Wild Rice and Vegetable Stuffing
 
  • this versatile stuffing can be used on its own to fill a whole fish or rolled fillet. Better yet, add some small shrimp or scallops to the mix to kick up your main course.
  • One of my favorite uses for this is to cut a pocket in a fillet of Lake Whitefish, fill it with stuffing and cook it on a cedar plank on the grill.

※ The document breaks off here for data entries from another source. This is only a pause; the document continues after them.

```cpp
int effq_conv_i8_supported(const effq_geom* g, int act_levels, int w_levels);
size_t effq_conv_i8_ws_bytes(const effq_geom* g);
int conv3d_calib_step_i8(const uint8_t* xidx_ndhwc, const int8_t* Gq, const float* bias, const float* y_fp,
                         const effq_geom* g, const float* act_alpha_dev, int act_levels,
                         const effq_fp_state* w_state_dev, int w_levels, double* sqerr_out, void* ws,
                         size_t ws_bytes, void* stream);
int effq_conv_i8_out_supported(const effq_geom* g, int act_levels, int w_levels);
int conv3d_quant_forward_i8(const uint8_t* xidx_ndhwc, const int8_t* Gq, const float* bias, const float* y_fp,
                            const float* att, const effq_geom* g, const float* act_alpha_dev, int act_levels,
                            const effq_fp_state* w_state_dev, int w_levels, double* sqerr_out, float* out, void* ws,
                            size_t ws_bytes, void* stream);
int effq_conv_i8_plan_query(const effq_geom* g, int want_out, int* kernel, int* grid_x, int* grid_y, int* ntiles);

int effq_conv_i8s_supported(const effq_geom* g, int act_levels, int w_levels);
size_t effq_conv_i8s_ws_bytes(const effq_geom* g, int act_levels, int w_levels);
int conv3d_calib_step_i8s(const uint8_t* xidx_ndhwc, const int8_t* Gq, const float* bias, const float* y_fp,
                          const effq_geom* g, const float* act_alpha_dev, int act_levels,
                          const effq_fp_state* w_state_dev, int w_levels, int prepare, double* sqerr_out,
                          void* ws, size_t ws_bytes, void* stream);
int effq_conv_i8s_plan_query(const effq_geom* g, int act_levels, int w_levels, int* nj, int* ct, int* taps, int* k,
                             int* aoff, int* wmul, int* grid);

int effq_act_quant_backward(const float* x, const float* alpha_dev, int levels, const float* gq, float* gx_out,
                            double* galpha_out, size_t n, void* ws, void* stream);
int effq_adam_step(float* p, const float* g, float* m, float* v, double lr, double b1, double b2, double eps,
                   int t, size_t n, void* stream);

typedef struct effq_admm_run_args {
  const float* A0; const float* B0; const float* W0; const float* b0;
  int32_t c2, n, has_bias, w_levels;
  int32_t iters, rho_period;
// ... 152 lines not shown
```

Measured before the change: 25.46.

## Pack four trailing-update row blocks per 1024-thread workgroup in Gauss-Jordan sweep

Adds a trailing-update kernel variant for the blocked Gauss-Jordan SPD inverse. Each 1024-thread workgroup handles four row blocks and uses 1 or 2 column tiles per strip, chosen by block count. The look-ahead diagonal inverse is computed with 16 waves instead of 4. The goal is to cut per-workgroup launch/latency overhead and raise parallelism for mid-sized matrices, at the cost of larger LDS use and a shared barrier across idle row slots. A runtime switch (default on) selects the new path.

```diff
diff --git a/efficientq_amd/_lib.py b/efficientq_amd/_lib.py
--- a/efficientq_amd/_lib.py
+++ b/efficientq_amd/_lib.py
@@ -156,6 +156,8 @@
     "effq_spd_inverse_ws_bytes": (_SZ, [_I]),
     "effq_spd_inverse": (_I, [_P, _I, _I, _D, _D, _P, _P, _SZ, _P]),
     "effq_spd_inverse_plan": (_I, [_I, _IP, _IP, _IP]),
+    "effq_spd_inverse_set_pivot": (_I, [_I]),
+    "effq_spd_inverse_pivot": (_I, []),
     "effq_prox_plan_query": (_I, [_I, _I, _IP, _IP, _IP, _IP]),
     "effq_prox_ws_bytes": (_SZ, [_I, _I]),
     "effq_prox_solve": (_I, [_P, _P, _P, _P, _P, _P, _I, _I, _I, _D, _D, _P, _P, _P, _SZ, _P]),
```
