template <typename T>
hipError_t launch_force_sym_t(const SymArgs& a, hipStream_t s) {
  int units = a.band_rows * (a.S + a.D);
  if (a.Kr > 0 && (a.units == 0 || (a.units == 6 && a.gate_n <= 1)))
    units += a.band_rows * a.Kr * (a.Np - 1);
  if (a.units >= 6 && (a.band_rows != a.rows || !a.lf)) return hipErrorInvalidValue;
  if (a.units == 7) units = a.defer_grid;
  if (units <= 0) return hipSuccess;
  SymArgs b = a;
  b.n_units = units;
  unsigned g = (unsigned)units;
  if (a.work && (a.units == 0 || a.units == 6) && a.unit_cap > 1 && units > a.first_wave) {
    if (!a.work_zero) {
      const hipError_t e = hipMemsetAsync(a.work, 0, sizeof(unsigned), s);
      if (e != hipSuccess) return e;
    }
    const int64_t rest = units - a.first_wave;
    const int64_t more = (5 * rest + 4LL * a.unit_cap - 1) / (4LL * a.unit_cap);
    g = (unsigned)(a.first_wave + (more < rest ? more : rest));
    b.persist = a.persist && (int64_t)units > 128LL * a.first_wave ? 1 : 0;
    if (b.persist) g = (unsigned)a.first_wave;
  } else {
    b.work = nullptr;
    b.persist = 0;
  }
  const dim3 grid(g), block(Geo<T>::kThreads);
  const bool d = a.units == 7, y = b.work != nullptr;
  const bool pf = y && (b.persist || (int64_t)units <= 128LL * (a.first_wave > 0 ? a.first_wave : 1));
  if constexpr (sizeof(T) == 8) {
    if (a.exact) {
      if (d) hipLaunchKernelGGL((force_sym_kernel_f64<true, true>), grid, block, 0, s, b);
      else if (pf) hipLaunchKernelGGL((force_sym_kernel_f64<true, false, true, true>), grid, block, 0, s, b);
      else if (y) hipLaunchKernelGGL((force_sym_kernel_f64<true, false, true>), grid, block, 0, s, b);
      else hipLaunchKernelGGL((force_sym_kernel_f64<true>), grid, block, 0, s, b);
    } else {
      if (d) hipLaunchKernelGGL((force_sym_kernel_f64<false, true>), grid, block, 0, s, b);
      else if (pf) hipLaunchKernelGGL((force_sym_kernel_f64<false, false, true, true>), grid, block, 0, s, b);
      else if (y) hipLaunchKernelGGL((force_sym_kernel_f64<false, false, true>), grid, block, 0, s, b);
      else hipLaunchKernelGGL((force_sym_kernel_f64<false>), grid, block, 0, s, b);
    }
  } else {
    if (a.exact) {
      if (d) hipLaunchKernelGGL((force_sym_kernel_f32<true, true>), grid, block, 0, s, b);
      else if (pf) hipLaunchKernelGGL((force_sym_kernel_f32<true, false, true, true>), grid, block, 0, s, b);
      else if (y) hipLaunchKernelGGL((force_sym_kernel_f32<true, false, true>), grid, block, 0, s, b);
      else hipLaunchKernelGGL((force_sym_kernel_f32<true>), grid, block, 0, s, b);
    } else {
      if (d) hipLaunchKernelGGL((force_sym_kernel_f32<false, true>), grid, block, 0, s, b);
      else if (pf) hipLaunchKernelGGL((force_sym_kernel_f32<false, false, true, true>), grid, block, 0, s, b);
      else if (y) hipLaunchKernelGGL((force_sym_kernel_f32<false, false, true>), grid, block, 0, s, b);
      else hipLaunchKernelGGL((force_sym_kernel_f32<false>), grid, block, 0, s, b);
    }
  }
  return hipGetLastError();
}

}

It works with well with most other fish too.

Ingredients

Rice:

  • 1 cup wild rice and basmati rice combo or any wild  rice combo
  • 2 1/4 cups water
  • 1 teaspoon salt
  • 1 tablespoon canola oil

Stuffing:

  • 2 tablespoons extra virgin olive oil
  • 1 tablespoon fresh garlic, finely chopped
  • 1/2 cup celery, finely chopped
  • 1 cup sweet onion, finely chopped
  • 1 cup carrot, finely chopped
  • 2 teaspoons kosher salt
  • 1 teaspoon black pepper
  • 1 - 14.5 ounce can whole tomatoes, drained and crushed by hand
  • 1/2 cup sauvignon blanc wine
  • 1 tablespoon dry dill
  • 1 teaspoon sriracha hot sauce
  • 2 teaspoons herbed sea salt(available @ Dirk's)

Directions

Rice:

  • Put all ingredients in pot with tight fitting lid. Bring to a boil without lid. Reduce heat to low, put lid on to cook for 15 minutes. Remove from heat.

Stuffing:

  • Preheat oven to 350 degrees. While rice cooks, saute vegetables in evoo about 5 minutes medium high temperature. Add salt, pepper, tomatoes, and wine. Bring the temperature up to high to reduce and thicken liquid, about 2 to 4 minutes. Remove from heat, add dill and sriracha. Combine veggies with rice mixture. If you want to add shrimp or scallops, simply season with salt and pepper then saute for 3 to 5 minutes until just done. Add to the stuffing. I prefer to use both smaller shrimp and scallops for stuffing. Small ones cook more quickly and there are more pieces to go around.
  • This recipe will stuff a large whole fish or about 5 pounds of fillets. You can also freeze any extra for another time. Enjoy!